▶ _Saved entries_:
::::::::

__device__ void pr_producer(const PairRowsParams& p, const CUtensorMap* map, PairRowsSmem& sm) {
    const uint32_t ring = smem_u32(sm.ring);
    uint32_t ut = 0;
    for (int w = blockIdx.x; w < p.total; w += gridDim.x) {
        const WorkUnit u = pr_decode(p, w);
        const int nin = u.rows + 4;
        for (int r = 0; r < nin; ++r, ++ut) {
            const uint32_t slot = ut % PR_RING;
            pr_wait(smem_u32(&sm.empty[slot]), ((ut / PR_RING) & 1u) ^ 1u);
            if (pr_elect()) {
                const uint32_t bar = smem_u32(&sm.full[slot]);
                const bool mirror = slot == 0;
                mbar_arrive_expect_tx(bar, mirror ? 2u * PR_SLOT : (uint32_t)PR_SLOT);
                const int y = u.y0 - 2 + r;
                const uint32_t dst = ring + slot * PR_SLOT;
                tma_load_3d(dst, map, bar, u.S, y, u.n0);
                tma_load_3d(dst + 1024, map, bar, u.S, y, u.n1);
                if (mirror) {
                    const uint32_t dst2 = ring + PR_RING * PR_SLOT;
                    tma_load_3d(dst2, map, bar, u.S, y, u.n0);
                    tma_load_3d(dst2 + 1024, map, bar, u.S, y, u.n1);
                }
            }
            __syncwarp();
        }
    }
}

__device__ __forceinline__ void pr_conv2(PairRowsSmem& sm, uint32_t tmem, int j, uint32_t kv, uint64_t db2_0,
                                         uint64_t db2_1, uint32_t id16) {
    const uint32_t par = (kv / PR_TSLOTS) & 1u;
    pr_wait(smem_u32(&sm.a2full[j]), par);
    pr_wait(smem_u32(&sm.zempty[j]), par ^ 1u);
    tc_fence_after();
    if (pr_elect()) {
        const uint32_t base = tmem + 128u * (uint32_t)j;
#pragma unroll
        for (int f = 0; f < 4; ++f) {
            tc_mma_tf32_ts(base + 64u + 16u * f, base + 16u * f, db2_0 + 64u * f, id16, 0);
            tc_mma_tf32_ts(base + 64u + 16u * f, base + 16u * f + 8u, db2_1 + 64u * f, id16, 1);
        }
        tc_commit(smem_u32(&sm.zfull[j]));
    }
    __syncwarp();
}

::::::::

▶ _TASK ITEM_:
Reproduce each entry precisely, so that nothing differs from the original.

▶ _ANSWER SECTION_:
__device__ void pr_producer(const PairRowsParams& p, const CUtensorMap* map, PairRowsSmem& sm) {
    const uint32_t ring = smem_u32(sm.ring);
    uint32_t ut = 0;
    for (int w = blockIdx.x; w < p.total; w += gridDim.x) {
        const WorkUnit u = pr_decode(p, w);
        const int nin = u.rows + 4;
        for (int r = 0; r < nin; ++r, ++ut) {
            const uint32_t slot = ut % PR_RING;
            pr_wait(smem_u32(&sm.empty[slot]), ((ut / PR_RING) & 1u) ^ 1u);
            if (pr_elect()) {
                const uint32_t bar = smem_u32(&sm.full[slot]);
                const bool mirror = slot == 0;
                mbar_arrive_expect_tx(bar, mirror ? 2u * PR_SLOT : (uint32_t)PR_SLOT);
                const int y = u.y0 - 2 + r;
                const uint32_t dst = ring + slot * PR_SLOT;
                tma_load_3d(dst, map, bar, u.S, y, u.n0);
                tma_load_3d(dst + 1024, map, bar, u.S, y, u.n1);
                if (mirror) {
                    const uint32_t dst2 = ring + PR_RING * PR_SLOT;
                    tma_load_3d(dst2, map, bar, u.S, y, u.n0);
                    tma_load_3d(dst2 + 1024, map, bar, u.S, y, u.n1);
                }
            }
            __syncwarp();
        }
    }
}

__device__ __forceinline__ void pr_conv2(PairRowsSmem& sm, uint32_t tmem, int j, uint32_t kv, uint64_t db2_0,
                                         uint64_t db2_1, uint32_t id16) {
    const uint32_t par = (kv / PR_TSLOTS) & 1u;
    pr_wait(smem_u32(&sm.a2full[j]), par);
    pr_wait(smem_u32(&sm.zempty[j]), par ^ 1u);
    tc_fence_after();
    if (pr_elect()) {
        const uint32_t base = tmem + 128u * (uint32_t)j;
#pragma unroll
        for (int f = 0; f < 4; ++f) {
            tc_mma_tf32_ts(base + 64u + 16u * f, base + 16u * f, db2_0 + 64u * f, id16, 0);
            tc_mma_tf32_ts(base + 64u + 16u * f, base + 16u * f + 8u, db2_1 + 64u * f, id16, 1);
        }
        tc_commit(smem_u32(&sm.zfull[j]));
    }
    __syncwarp();
}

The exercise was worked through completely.